Pruneau d’Agen : la filière veut croire en un avenir meilleur

Pour sa première Journée de la prune depuis son élection en 2019, Nicolas Mortemousque a détaillé le nouveau fonctionnement de l’interprofession.

Pour sa première Journée de la prune depuis son élection en 2019, Nicolas Mortemousque a détaillé le nouveau fonctionnement de l’interprofession.

J. P.

« On a tout mis à plat, on ne cache rien. » Dans ce contexte, censé marquer un nouveau départ, le pruniculteur a insisté sur la nécessité de se tenir au cap fixé. Il s’inscrit dans le cadre d’une stratégie au long cours, sur dix ans, basée sur les notions de terroir, des qualités organoleptiques du pruneau et de la rentabilité de sa culture.

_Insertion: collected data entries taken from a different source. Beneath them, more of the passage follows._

uint32_t trace_blocks(const tgx_model* m, uint64_t n_samples) {
    return (uint32_t)std::max<uint64_t>(1, std::min<uint64_t>((n_samples + 3) / 4, (uint64_t)m->num_cus * 8));
}
int waves_for_units(int waves, uint64_t units, uint64_t n_blocks) {
    const uint64_t rows_wanted = (units + n_blocks - 1) / n_blocks;
    return (int)std::max<uint64_t>(1, std::min<uint64_t>((uint64_t)waves, (rows_wanted + 3) / 4));
}
uint32_t claim_chunk_for(uint64_t n_bytes, uint64_t units) {
    const uint64_t avg = units ? n_bytes / units : 0;
    return (uint32_t)std::min<uint64_t>(16, std::max<uint64_t>(1, 4096 / std::max<uint64_t>(1, avg)));
}

struct Stamps {
    unsigned long long* d = nullptr;
    size_t n_waves = 0;
};
Stamps stamps_begin(tgx_model* m, Pass& pass, char which, size_t n_waves) {
    const char* e = debug_on() ? getenv("TGX_STAMPS") : nullptr;
    Stamps st;
    st.n_waves = n_waves;
    if (!e || *e != which || pass.alloc(n_waves * 64, &st.d) != hipSuccess || hipMemsetAsync(st.d, 0, n_waves * 64, m->stream) != hipSuccess)
        st.d = nullptr;
    return st;
}
void stamps_report(tgx_model* m, const Stamps& st, int ppl, const char* what, const char* unit, std::initializer_list<const char*> phases) {
// ... 70 lines not shown
         (w2.empty() || hipMemcpyAsync(m->d_wvalues, w2.data(), ((size_t)nv + 1) * 8, hipMemcpyHostToDevice, m->stream) == hipSuccess) &&
         hipStreamSynchronize(m->stream) == hipSuccess;
    if (!ok) return fail(TGX_ERR_DEVICE, "value re-rank failed: %s", hipGetErrorString(hipGetLastError()));
    m->value_coverage = std::move(cov);
    hp.mark("re-rank");
    return pass.done();
}

tgx::EncodeParams base_encode_params(const tgx_model* m, const tgx_corpus* c, uint64_t seed) {
    tgx::EncodeParams p{};
    p.text = c->d_text;
    p.offs = c->d_offs;
    p.order = c->d_order;
    p.n_samples = c->n_samples;
    p.trie = m->d_trie;
    p.tokid = m->d_tokid;
    p.root_base = m->flat.table[0].base & ~tgx::kTerminalBit;
    p.lm = m->lm;
    p.n_slots = (uint32_t)m->flat.table.size();
    p.bp = c->d_bp;
    p.tmp = c->d_tmp;
    p.counts = c->d_counts;
    p.status = c->d_status;
    p.bp8 = reinterpret_cast<uint8_t*>(c->d_bp.get());
    p.tokhash = m->d_tokhash;
    p.tokhash_mask = m->tokhash.mask;
    p.tokhash_seed = m->tokhash.seed;
    p.err_sample = &m->d_ctrl->err;
    p.queue = &m->d_ctrl->queue;
    p.seed = seed;
    p.trace_carry = (c->n_samples && c->n_bytes / c->n_samples < 2048) ? 1u : 0u;
    p.trace_stride = tgx::kTraceStride;
    return p;
}

tgx_status redo_long_matches(tgx_model* m, tgx_corpus* c, const tgx::EncodeParams& p) {
    unsigned long long n_redo = 0;
    HIP_TRY(hipMemcpyAsync(&n_redo, &m->d_ctrl->encode_redo, 8, hipMemcpyDeviceToHost, m->stream));
    HIP_TRY(hipStreamSynchronize(m->stream));
    if (n_redo > c->n_samples) return fail(TGX_ERR_DEVICE, "redo list longer than the batch");
    m->last_redo_samples = n_redo;
    if (n_redo) {
        tgx::EncodeParams q = p;
        q.order = c->d_counts;
        q.n_samples = n_redo;
        HIP_TRY(hipMemsetAsync(&m->d_ctrl->queue, 0x00, 8, m->stream));
        time_begin(m, "encode2_kernel");
        HIP_TRY(tgx::launch_encode2(q, (uint32_t)m->num_cus, true, m->stream));
        time_end(m);
    }
    return TGX_OK;
}
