@@ -2395,6 +2462,13 @@
                     float o[4];
 #pragma unroll
                     for (int j = 0; j < 4; ++j) o[j] = P.alpha * acc[ni][mi][4 * g + j];
+                    if constexpr (LNC) {
+                        const f32x2_t st = *reinterpret_cast<const f32x2_t*>(stat_s + (it & 1) * 256 + (mi * 32 + l31_e) * 2);
+                        const f32x4 c4 = *reinterpret_cast<const f32x4*>(c_s + wave * WC + ni * 32 + 8 * g + 4 * half_e);
+                        const f32x4 b4 = *reinterpret_cast<const f32x4*>(bias_s + wave * WC + ni * 32 + 8 * g + 4 * half_e);
+#pragma unroll
+                        for (int j = 0; j < 4; ++j) o[j] = st[1] * (acc[ni][mi][4 * g + j] - st[0] * c4[j]) + b4[j];
+                    }
                     if (HAS_RES) {
                         o[0] += __uint_as_float(rw[g][0] << 16); o[1] += __uint_as_float(rw[g][0] & 0xffff0000u);
                         o[2] += __uint_as_float(rw[g][1] << 16); o[3] += __uint_as_float(rw[g][1] & 0xffff0000u);
@@ -2410,9 +2484,37 @@
                 *reinterpret_cast<u32x4*>(og + (int64_t)r * P.ldo + ch * 8) = *reinterpret_cast<const u32x4*>(Os + r * OP + ch * 8);
             }
         }
+        if constexpr (LN == 2) {
+            if (tid_v < 4 * BM) {
+                const int r = tid_v >> 2, q = tid_v & 3;
+                float s1 = 0.f, s2 = 0.f;
+#pragma unroll
+                for (int i = 0; i < 10; ++i) {
+                    const u32x4 x4 = *reinterpret_cast<const u32x4*>(Os + r * OP + (q + 4 * i) * 8);
+#pragma unroll
+                    for (int j = 0; j < 4; ++j) s1 += __uint_as_float(x4[j] << 16) + __uint_as_float(x4[j] & 0xffff0000u);
+                }
+                s1 += __shfl_xor(s1, 1); s1 += __shfl_xor(s1, 2);
+                const float mean = s1 * (1.f / 320.f);
+#pragma unroll
+                for (int i = 0; i < 10; ++i) {
+                    const u32x4 x4 = *reinterpret_cast<const u32x4*>(Os + r * OP + (q + 4 * i) * 8);
+#pragma unroll
+                    for (int j = 0; j < 4; ++j) {
+                        const float lo = __uint_as_float(x4[j] << 16) - mean, hi = __uint_as_float(x4[j] & 0xffff0000u) - mean;
+                        s2 += lo * lo + hi * hi;
+                    }
+                }
+                s2 += __shfl_xor(s2, 1); s2 += __shfl_xor(s2, 2);
+                if (q == 0) *reinterpret_cast<f32x2_t*>(P.ln_stats + ((int64_t)t * BM + r) * 2) = f32x2_t{mean, rsqrtf(s2 * (1.f / 320.f) + P.ln_eps)};
+            }
+        }
+        if constexpr (LNC) {
+            if (t + 2 < ntiles) load_stats(t + 2, it & 1);
+        }
         if (HAS_RES) {
             asm volatile("s_waitcnt lgkmcnt(0)\n\ts_barrier" ::: "memory");
-            if (t + (int)gridDim.x < ntiles) load_res(t + gridDim.x);
+            if (t + (int)tstep < ntiles) load_res(t + tstep);
         }
     }
 }
@@ -2421,12 +2523,23 @@
     static const int v = fmc_env_int("FMC_K320_CFG", 22);
     return v;
 }
+inline bool gemm_k320_is_form(const GemmParams& P) { return P.lnc_stats || P.bias_img || P.ln_stats || P.ln_out || P.gn_part; }
 bool gemm_k320_ok(const GemmParams& P) {
     const int bn = (gemm_k320_cfg() % 10 == 1) ? 160 : 320;
-    return !P.f32io && P.hw <= 1 && P.K == K320_K && P.N % bn == 0 && P.M % 64 == 0 && !P.a2 && !P.res2 && P.split_k == 1 && !P.sk && !P.temb &&
-           ((P.M - 1) * P.lda + P.K) * 2 < ((int64_t)1 << 31) && (!P.res || ((P.M - 1) * P.ldres + P.N) * 2 < ((int64_t)1 << 31));
-}
-
+    if (!(!P.f32io && P.hw <= 1 && P.K == K320_K && P.N % bn == 0 && P.M % 64 == 0 && !P.a2 && !P.res2 && P.split_k == 1 && !P.sk && !P.temb &&
+          ((P.M - 1) * P.lda + P.K) * 2 < ((int64_t)1 << 31) && (!P.res || ((P.M - 1) * P.ldres + P.N) * 2 < ((int64_t)1 << 31))))
+        return false;
+    if (!gemm_k320_is_form(P)) return true;
+    return P.N % 320 == 0 && !P.ln_out && !P.gn_part && !P.res && !P.bias && !P.a_blocked && !P.out_blocked && !P.w_blocked &&
+           (P.lnc_stats ? !P.bias_img && !P.ln_stats && P.M * 8 < ((int64_t)1 << 31)
+                        : P.bias_img && P.img_rows >= 64 && P.img_rows % 64 == 0 && P.M % P.img_rows == 0 && (!P.ln_stats || P.N == 320));
+}
+int gemm_k320_form_walkers(int64_t M, int N) {
+    const int nb = N / 320, tiles = (int)(M / 64);
+    int w = (fmc_cu_count() / (8 * nb)) * 8;
+    if (w < 8) w = fmc_cu_count() / nb > 0 ? fmc_cu_count() / nb : 1;
+    return tiles < w ? tiles : w;
+}
 template <int MI, int NI>
 void launch_gemm_k320_c(GemmParams& P, hipStream_t st) {
     const size_t lds = k320_lds<MI, NI>();
@@ -2436,7 +2549,16 @@
     if (P.res) fmc_launch<gemm_k320_kernel<MI, NI, true>>(grid, dim3(320), lds, st, P);
     else fmc_launch<gemm_k320_kernel<MI, NI, false>>(grid, dim3(320), lds, st, P);
 }
+void launch_gemm_k320_form(GemmParams& P, hipStream_t st) {
+    const size_t lds = k320_xs_off<2, 2>() + K320_XS_BYTES;
+    static_assert(k320_xs_off<2, 2>() + K320_XS_BYTES <= 160 * 1024, "the forms' statistics and column constants fit behind the plain layout");
+    const dim3 grid((unsigned)(gemm_k320_form_walkers(P.M, P.N) * (P.N / 320))), block(320);
+    if (P.lnc_stats) fmc_launch<gemm_k320_kernel<2, 2, false, 0, 1, 0>>(grid, block, lds, st, P);
+    else if (P.ln_stats) fmc_launch<gemm_k320_kernel<2, 2, false, 2, 0, 1>>(grid, block, lds, st, P);
+    else fmc_launch<gemm_k320_kernel<2, 2, false, 0, 0, 1>>(grid, block, lds, st, P);
+}
 void launch_gemm_k320(GemmParams& P, hipStream_t st) {
+    if (gemm_k320_is_form(P)) { launch_gemm_k320_form(P, st); return; }
     switch (gemm_k320_cfg()) {
         case 11: launch_gemm_k320_c<1, 1>(P, st); break;
         case 21: launch_gemm_k320_c<2, 1>(P, st); break;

« Les crises s’enchaînent »

Dans les allées du Parc des expositions de Villeneuve-sur-Lot, les acteurs de la filière étaient visiblement heureux de se retrouver pour évoquer l’avenir. « Le gel de l’an dernier a permis d’éliminer les stocks. On repart donc sur des bases saines même si une crise semble chasser l’autre. Si les prix du gaz et du carburant restent aussi élevés cet été, ce sera difficile », analyse Alain, futur retraité casseneuillois installé en polyculture élevage.

Ce panneau est à disposition des pruniculteurs, incités à le placer au bord des routes.

Ce panneau est à disposition des pruniculteurs, incités à le placer au bord des routes.

J. P.

« Les crises s’enchaînent tellement que l’on reste prudent, plaide Loïc, de Saint-Maurice-Lestapel. Même si ça va bien pendant deux ans, on ne va pas s’emballer. » Pour sa première Journée de la prune, Max, installé à Villeneuve depuis 2019 découvre aussi une situation nouvelle. « On sait que l’on vendra bien cette année. Mais après ? Nos marges vont être rognées et le coût de la vie augmente », interroge le jeune homme. En raison du gel d’avril, lui n’a rien récolté en 2021.